AVAILABLE DATA:
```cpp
int ps_device_count(void) {
    int n = 0;
    if (hipGetDeviceCount(&n) != hipSuccess) return 0;
    return n;
}

int ps_warm_up(void) {
    static std::once_flag once;
    static int rc = 0;
    std::call_once(once, [] {
        void* p = nullptr;
        if (hipMalloc(&p, 256) != hipSuccess) { rc = fail("hipMalloc failed (no usable HIP device?)"); return; }
        hipLaunchKernelGGL(k_zero4, dim3(1), dim3(256), 0, 0, (size_t)8, (double*)p, (size_t)0, (double*)nullptr, (size_t)0,
                           (double*)nullptr, (size_t)0, (double*)nullptr);
        double hostw[4] = {0, 0, 0, 0};
        (void)hipMemsetAsync(p, 0, 256, 0);
        (void)hipMemcpyAsync((char*)p + 128, p, 64, hipMemcpyDeviceToDevice, 0);
        (void)hipMemcpyAsync(hostw, p, sizeof(hostw), hipMemcpyDeviceToHost, 0);
        if (hipDeviceSynchronize() != hipSuccess) rc = fail("the warm-up launch failed");
        hipFree(p);
        hipFuncAttributes a;
#define PS_TOUCH(...) (void)hipFuncGetAttributes(&a, reinterpret_cast<const void*>(&__VA_ARGS__))
        PS_TOUCH(k_landmark_pass<false>); PS_TOUCH(k_landmark_pass_packed<false, false>); PS_TOUCH(k_landmark_pass_packed<false, true>); PS_TOUCH(k_backsub_packed<false>); PS_TOUCH(k_pose_pass<false>); PS_TOUCH(k_pose_finalize); PS_TOUCH(k_schur_pairs_db<0>);
        PS_TOUCH(k_schur_combine); PS_TOUCH(k_backsub<false>); PS_TOUCH(k_cost_reproj<false>); PS_TOUCH(k_cost_packed<false>); PS_TOUCH(k_reduce3); PS_TOUCH(k_reduce_partials);
        PS_TOUCH(k_copy2); PS_TOUCH(k_zero4); PS_TOUCH(k_lag_status_check);
        PS_TOUCH(k_block_jacobi_factor<6>); PS_TOUCH(k_scale_blocks<6>); PS_TOUCH(k_scale_blocks_p<6>); PS_TOUCH(k_rows_setup<6>);
        PS_TOUCH(k_coarse_rowsums<6>); PS_TOUCH(k_coarse_matrix<6>); PS_TOUCH(k_coarse_chol<6, true>); PS_TOUCH(k_coarse_border<6>);
        PS_TOUCH(k_coarse_mreduce<6>); PS_TOUCH(k_coarse_xbuild<6>); PS_TOUCH(k_coarse_recover<6>); PS_TOUCH(k_cg_fused_lds<6, 8>);
        PS_TOUCH(k_cg_fused<6, 8>); PS_TOUCH(k_cg_unscale<6>); PS_TOUCH(k_update_poses<6>); PS_TOUCH(k_update_points);
        PS_TOUCH(k_xcoarse_rowsums<6>); PS_TOUCH(k_xcoarse_matrix<6>); PS_TOUCH(k_band_chol<6>); PS_TOUCH(k_band_inverse); PS_TOUCH(k_band_inverse_rl<false>);
        PS_TOUCH(k_band_inverse_rl<true>); PS_TOUCH(k_bp_v); PS_TOUCH(k_bp_t); PS_TOUCH(k_bp_w); PS_TOUCH(k_bp_dense_sep); PS_TOUCH(k_bp_dense);
        PS_TOUCH(k_xcg_restrict<6>); PS_TOUCH(k_xcg_f2_coarse<6, 3>); PS_TOUCH(k_xcg_fused1<6, 8, false>); PS_TOUCH(k_xcg_fused1<6, 0, true>);
        PS_TOUCH(k_xcg_fused1<6, 2, false>); PS_TOUCH(k_xcg_fused1<6, 6, false>);
        PS_TOUCH(k_factor_pass<6>); PS_TOUCH(k_factor_assemble<6>); PS_TOUCH(k_cost_factors<6>);
        PS_TOUCH(k_factor_pass<3>); PS_TOUCH(k_factor_assemble<3>); PS_TOUCH(k_cost_factors<3>); PS_TOUCH(k_block_jacobi_factor<3>);
        PS_TOUCH(k_update_poses<3>); PS_TOUCH(k_direct_solve<6>); PS_TOUCH(k_direct_solve<3>);
        PS_TOUCH(k_motion_only_solve<false>); PS_TOUCH(k_motion_only_iteration<false>);
        PS_TOUCH(k_pcg_spmv<6>); PS_TOUCH(k_pcg_spmv<3>); PS_TOUCH(k_ldi_init); PS_TOUCH(k_ldi_update); PS_TOUCH(k_ldi_gemm); PS_TOUCH(k_ldi_mirror);
        PS_TOUCH(k_ldi_ritz); PS_TOUCH(k_ldi_seed_prep); PS_TOUCH(k_ldi_fro_total); PS_TOUCH(k_ldi_pad_identity);
        PS_TOUCH(k_ldi_scaled_dense<6>); PS_TOUCH(k_ldi_sym_unscale<6>); PS_TOUCH(k_ldi_scaled_dense<3>); PS_TOUCH(k_ldi_sym_unscale<3>);
        PS_TOUCH(k_shard_pack<6>); PS_TOUCH(k_shard_unpack<6>); PS_TOUCH(k_publish); PS_TOUCH(k_cov_rhs); PS_TOUCH(k_triangulate<false>);
        PS_TOUCH(k_scale_blocks<3>); PS_TOUCH(k_rows_setup<3>); PS_TOUCH(k_coarse_rowsums<3>); PS_TOUCH(k_coarse_matrix<3>);
        PS_TOUCH(k_coarse_chol<3, true>); PS_TOUCH(k_coarse_border<3>); PS_TOUCH(k_coarse_mreduce<3>); PS_TOUCH(k_coarse_xbuild<3>);
        PS_TOUCH(k_coarse_recover<3>); PS_TOUCH(k_cg_fused_lds<3, 8>); PS_TOUCH(k_cg_unscale<3>);
#undef PS_TOUCH
    });
// ... 574 lines not shown
        row_ptr[a + 1]++;
        if (a != b) row_ptr[b + 1]++;
    }
    for (int r = 0; r < nr; ++r) row_ptr[r + 1] += row_ptr[r];
    const long nnzb_l = row_ptr[nr];
    if (nnzb_l * DD >= (1L << 31)) return fail("reduced system too large for 32-bit block offsets");
    const int nnzb = h->nnzb = (int)nnzb_l;
    col_idx.assign(nnzb, 0);
    {
        std::vector<int32_t> f2(row_ptr.begin(), row_ptr.end() - 1);
        for (uint64_t k : keys) { const int a = (int)(k >> 32), b = (int)(uint32_t)k; if (a != b) col_idx[f2[b]++] = a; }
        for (uint64_t k : keys) { const int a = (int)(k >> 32), b = (int)(uint32_t)k; col_idx[f2[a]++] = b; }
    }
    auto slot_of = [&](int a, int b) -> int {
        const int32_t* lo = col_idx.data() + row_ptr[a];
        const int32_t* hi = col_idx.data() + row_ptr[a + 1];
        const int32_t* it = std::lower_bound(lo, hi, b);
        return (it != hi && *it == b) ? (int)(it - col_idx.data()) : -1;
    };
    std::vector<int32_t> diag_slot(nr);
    for (int r = 0; r < nr; ++r) diag_slot[r] = slot_of(r, r);
    if (h->upload(&h->row_ptr, row_ptr) || h->upload(&h->col_idx, col_idx) || h->upload(&h->diag_slot, diag_slot)) return -1;
    h->red_count = (long)nnzb * DD + (long)nr * D + 2;
    if (h->alloc(&h->red, (size_t)h->red_count + ST_NWORDS / 2)) return -1;
    h->status = reinterpret_cast<int32_t*>(h->red + h->red_count);
    h->S = h->red; h->g = h->red + (size_t)nnzb * DD; h->red_cost = h->g + (size_t)nr * D;

    lap("block pattern");
    std::vector<PairItem> pitm(task_start.size());
    {
        const long nt = (long)pitm.size();
        std::atomic<int> diag{0};
        ps_parallel(ps_host_threads(nt * 16), [&](int t, int TT) {
            for (long q = nt * t / TT, e = nt * (t + 1) / TT; q < e; ++q) {
                const uint64_t key = task_keyv[q];
                const int a = (int)(key >> 32), b = (int)(uint32_t)key;
                pitm[q] = {slot_of(a, b), slot_of(b, a), task_start[q], q + 1 < nt ? task_start[q + 1] : (int32_t)npairs_l};
                if (a == b) diag = 1;
            }
        });
        if (diag) h->has_diag_tasks = true;
    }
    h->npair_items = (int)pitm.size();
    if (!dev_pairs && h->upload(&h->pairs, pairs)) return -1;
    {
        std::vector<std::vector<int32_t>> lists(8);
        const double total = (double)npairs_l;
        for (size_t k = 0; k < pitm.size(); ++k) {
// ... 193 lines not shown
```

### pyslam_amd/csrc/ps_abi_solver.h

```cpp

int ps_get_info(ps_problem* h, ps_problem_info* info) {
    if (!h || !info) return fail("null argument");
    info->dof = h->D; info->num_poses = h->P; info->num_reduced = h->nr; info->num_points = h->L;
    info->num_var_points = h->nv; info->num_obs = h->N; info->num_edges = h->F; info->num_priors = 0;
    info->reduced_nnzb = h->nnzb; info->num_pairs = h->npairs;
    info->reduce_count = ((long)h->nnzb + h->nr) / 2 * h->D * h->D + (long)h->nr * h->D + 3;
    info->device_bytes = (int64_t)h->dev_bytes;
    info->cg_restarts = h->cg_fallbacks;
    info->cg_kernel_launches = h->cg_kernel_launches;
    info->ldi_solves = h->ldi_solves; info->ldi_fallbacks = h->ldi_fallbacks; info->ldi_seeds = h->ldi_seeds;
    info->xcg_fused_solves = h->xf_solves; info->xcg_fused_fallbacks = h->xf_fallbacks;
    info->cg_persist_solves = h->cp_launches; info->cg_persist_failures = h->cp_failures;
    info->cg_persist_refused = h->cp_refused; info->persist_cus = h->persist_cus;
    info->persist_cus_needed = h->cp_ok ? h->cp_cus_needed : (h->xp_ok ? h->xp_cus_needed : 0);
    info->landmark_passes_taken_over = h->prelm_used;
    return 0;
}

int ps_eval_cost(ps_problem* h, int include_all_constant, double* cost) {
    if (!h || !cost) return fail("null argument");
    if (include_all_constant && h->fuse_cost == 1 && lm_cost_possible(h)) { if (lm_cost_pass(h, h->lin_lambda, SC_COST)) return -1; }
    else if (cost_pass(h, include_all_constant, SC_COST)) return -1;
    if (read_scalars(h)) return -1;
    *cost = h->h_scalars[SC_COST];
// ... 810 lines not shown
    if (n == "solve_horizon") { h->solve_horizon = value < 0 ? -1 : (int)std::min(value, 1e6); return 0; }
    h->prelin_valid = h->prelm_valid = false;
    if (n == "pcg_variant") { if (value != 0 && value != 1) return fail("pcg_variant must be 0 or 1"); h->pcg_variant = (int)value; }
    else if (n == "coarse_groups") {
        if (value < -1 || value >= PS_XCG_MAXNODES) return fail("coarse_groups out of range (-1 auto, 0 off, else number of hat intervals; above 63 only for the explicit two-level PCG, at most 1023)");
        h->coarse_req = (int)value; h->coarse_built = false;
    }
#ifdef PS_MEASURE
    else if (n == "cg_ablate") h->cg_ablate = (int)value;
    else if (n == "schur_ablate") h->schur_ablate = (int)value;
    else if (n == "lm_ablate") h->lm_ablate = (int)value;
#else
    else if (n == "cg_ablate" || n == "schur_ablate" || n == "lm_ablate") {
        if (value != 0.0) return fail(n + ": timing experiments exist in the measurement build only (__graft_entry__.build_measure(), PYSLAM_AMD_MEASURE=1)");
    }
#endif
    else if (n == "schur_pipeline") h->schur_pipeline = value != 0.0;
    else if (n == "coarse_lag") h->coarse_lag = value != 0.0;
    else if (n == "cg_force_restart") h->cg_force_restart = value != 0.0;
    else if (n == "xcg_restrict_fused") h->xcg_rt = value != 0;
    else if (n == "band_chol") { h->band_chol = value != 0; h->lci_next = -1; }
    else if (n == "lm_packed") h->lm_packed = value != 0;
    else if (n == "pose_xcd") h->pose_xcd = value != 0;
    else if (n == "fuse_cost") h->fuse_cost = (int)value;
    else if (n == "sync_refactor") h->sync_refactor = value != 0;
    else if (n == "hold_across_steps") h->hold_across_steps = value != 0;
    else if (n == "band_part") { h->band_part = value != 0; h->lci_next = -1; }
    else if (n == "band_part_chunk") { if (value < 0 || value > 4096) return fail("band_part_chunk must be 0 (automatic) .. 4096 nodes"); h->band_part_m = (int)value; h->lci_next = -1; }
    else if (n == "coarse_auto_hold") h->xcg_auto_hold = value != 0;
    else if (n == "coarse_adaptive_hold") h->xcg_adaptive_hold = value != 0;
    else if (n == "xcg_fused") { if (value != 0 && value != 1 && value != 2) return fail("xcg_fused must be 0, 1 or 2"); h->xcg_fused = (int)value; }
    else if (n == "lagged_inverse") { h->ldi_enable = value != 0; if (!h->ldi_enable) { h->ldi_cur = -1; if (h->ldi_state != 1) h->ldi_state = 0; } relook_path(h); }
    else if (n == "ldi_max_unknowns") { if (value < 0 || value > PS_LDI_MAXN) return fail("ldi_max_unknowns out of range (0 .. 3328)"); h->ldi_max_n = (int)value; relook_path(h); }
    else if (n == "ldi_cap") { if (value < 1 || value > 64) return fail("ldi_cap out of range (1 .. 64)"); h->ldi_cap = (int)value; }
    else if (n == "ldi_cost_tol") { if (!(value >= 0)) return fail("ldi_cost_tol must be >= 0"); h->ldi_cost_tol = value; }
    else if (n == "ldi_refresh_its") { if (value < 0 || value > 64) return fail("ldi_refresh_its out of range (0 .. 64)"); h->ldi_refresh_its = (int)value; }
    else if (n == "ldi_direct") { h->ldi_direct_ok = value != 0.0; h->ldi_direct = value > 0.0; }
    else if (n == "direct_fused") h->direct_fused = value != 0.0;
    else if (n == "ldi_seed_lag") { if (value < 1 || value > 16) return fail("ldi_seed_lag out of range (1 .. 16)"); h->ldi_seed_lag = (int)value; }
    else if (n == "ldi_seed_steps") { if (value < 1 || value > 40) return fail("ldi_seed_steps out of range (1 .. 40)"); h->ldi_seed_steps = (int)value; }
    else if (n == "coarse_refresh_every") { if (value < 1 || value > 16) return fail("coarse_refresh_every must be 1..16"); h->xcg_refresh_every = (int)value; }
    else if (n == "coarse_lag_x") { h->lagx = value != 0.0; h->lci_next = -1; h->side_todo = false; }
    else if (n == "cg_lds") h->cg_lds = value != 0.0;
    else if (n == "cg_persist") h->cg_persist = value != 0.0;
    else if (n == "xcg_persist") h->xcg_persist = value != 0.0;
    else if (n == "cg_persist_spin") { if (value < 0 || value > 1e7) return fail("cg_persist_spin out of range"); h->cp_spin = (unsigned)value; }
// ... 101 lines not shown
```

### pyslam_amd/csrc/ps_core.hip

```cpp
#include <hip/hip_runtime.h>

#include <algorithm>
#include <array>
#include <map>
#include <atomic>
#include <chrono>
#include <thread>
#include <climits>
#include <cmath>
#include <cstdio>
#include <cstring>
#include <memory>
#include <mutex>
#include <string>
#include <vector>

#include "pyslam_hip.h"
#include "ps_kernels.h"
#include "ps_ransac.h"
#include "ps_k_twoview.h"
#include "ps_photo.h"
#include "ps_k_dense.h"
#include "ps_k_feat.h"
#include "ps_sparse.h"
// ... 326 lines not shown
    typedef int (*allreduce_fn)(const void*, void*, size_t, int, int, void*, hipStream_t);
    allreduce_fn nccl_allreduce = nullptr;
    void* nccl_comm = nullptr;
    typedef int (*allgather_fn)(const void*, void*, size_t, int, void*, hipStream_t);
    allgather_fn seg_allgather = nullptr;
    int seg_world = 0, seg_rank = 0;
    long seg_maxlen = 0, seg_nmine = 0, seg_ndst = 0;
    int32_t *seg_mine = nullptr, *seg_dst = nullptr, *seg_src_off = nullptr, *seg_src_ptr = nullptr;
    double *seg_in = nullptr, *seg_all = nullptr;
    double* shard_pack = nullptr;
    int32_t *up_slot = nullptr, *upT_slot = nullptr;
    long nup = 0, pack_count = 0;
    double* shard_buf = nullptr;
    bool shard_out = false;
    double *sq_part_l = nullptr, *sq_part_p = nullptr;
    bool lm_md = false;
    double *md_part_p = nullptr, *md_part_l = nullptr;
    int nmd_p = 0;
    int nsq_l = 0 , nsq_l16 = 0 , nsq_p = 0;
    int32_t* lmw_first = nullptr;
    int lmw_nwaves = 0;
    int lm_packed = 1;
    int pose_xcd = 1;
    int ldi_enable = 1;
    int ldi_max_n = 2048;
    int ldi_cap = 12;
    int ldi_seed_steps = 3;
    double ldi_cost_tol = 0.05;
    bool ldi_ready = false;
    int ldi_n = 0, ldi_np = 0, ldi_kp = 0;
    float *ldi_S32 = nullptr, *ldi_X32 = nullptr, *ldi_R32 = nullptr, *ldi_T32 = nullptr, *ldi_Xt = nullptr, *ldi_XtT = nullptr;
    float* ldi_Xu[2] = {};
    double *ldi_x64 = nullptr, *ldi_Linv = nullptr, *ldi_r[2] = {}, *ldi_part = nullptr, *ldi_fro_part = nullptr;
    double *h_ldi_fro = nullptr, *h_ldi_fro_dev = nullptr;
    int ldi_state = 0;
    int ldi_cur = -1, ldi_next = -1;
    long ldi_iter = 0, ldi_ready_at = 0;
    double ldi_fro_limit = 0.1, ldi_last_rms = 0.0;
    bool ldi_side_todo = false, ldi_update_ok = false, ldi_sread_pending = false, ldi_ritz_ok = false;
    double ldi_ritz_lo = 0.0, ldi_ritz_hi = 0.0;
    int ldi_last_its = 0, ldi_prev_its = 0;
    int ldi_refresh_its = 7;
    bool ldi_refreshed = false;
    int2* ldi_krange = nullptr;
    int ldi_seed_lag = ps_env("PS_LDI_SEED_LAG") ? atoi(ps_env("PS_LDI_SEED_LAG")) : 1;
    int ldi_rejects = 0; long ldi_no_seed_before = 0;
// ... 168 lines not shown
```

### pyslam_amd/csrc/ps_host_cg.h

```cpp

namespace {

struct StageTimer {
    ps_problem* h;
    int stage;
    hipEvent_t a = nullptr, b = nullptr;
    int slot = -1;
    StageTimer(ps_problem* h_, int st, int level = 2) : h(h_), stage(st) {
        if (h->profiling < level) return;
        if (h->profiling == 1 && h->prof_every > 1 &&
            h->prof_tick % h->prof_every != (st == PS_ST_CG_KERNEL ? h->prof_every / 2 : 0)) return;
        if (h->ev_used + 2 > h->ev_pool.size()) {
            for (int i = 0; i < 64; ++i) { hipEvent_t e; hipEventCreate(&e); h->ev_pool.push_back(e); }
        }
        slot = (int)h->ev_used;
        a = h->ev_pool[h->ev_used++];
        b = h->ev_pool[h->ev_used++];
        hipEventRecord(a, h->stream);
    }
    void stop() {
        if (!a) return;
        hipEventRecord(b, h->stream);
        h->pending.push_back({stage, slot});
        a = nullptr;
// ... 848 lines not shown
    if (iters_out) *iters_out = total_its;
    if (relres_out) *relres_out = rel * reduced;
    h->last_pcg_iters = total_its;
    return rc;
}
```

TASK DIRECTIONS: Find every line in the records that has the word "long". Copy those lines.

EXPECTED OUTPUT:
    const long nnzb_l = row_ptr[nr];
    h->red_count = (long)nnzb * DD + (long)nr * D + 2;
        const long nt = (long)pitm.size();
            for (long q = nt * t / TT, e = nt * (t + 1) / TT; q < e; ++q) {
    info->reduce_count = ((long)h->nnzb + h->nr) / 2 * h->D * h->D + (long)h->nr * h->D + 3;
    long seg_maxlen = 0, seg_nmine = 0, seg_ndst = 0;
    long nup = 0, pack_count = 0;
    long ldi_iter = 0, ldi_ready_at = 0;
    int ldi_rejects = 0; long ldi_no_seed_before = 0;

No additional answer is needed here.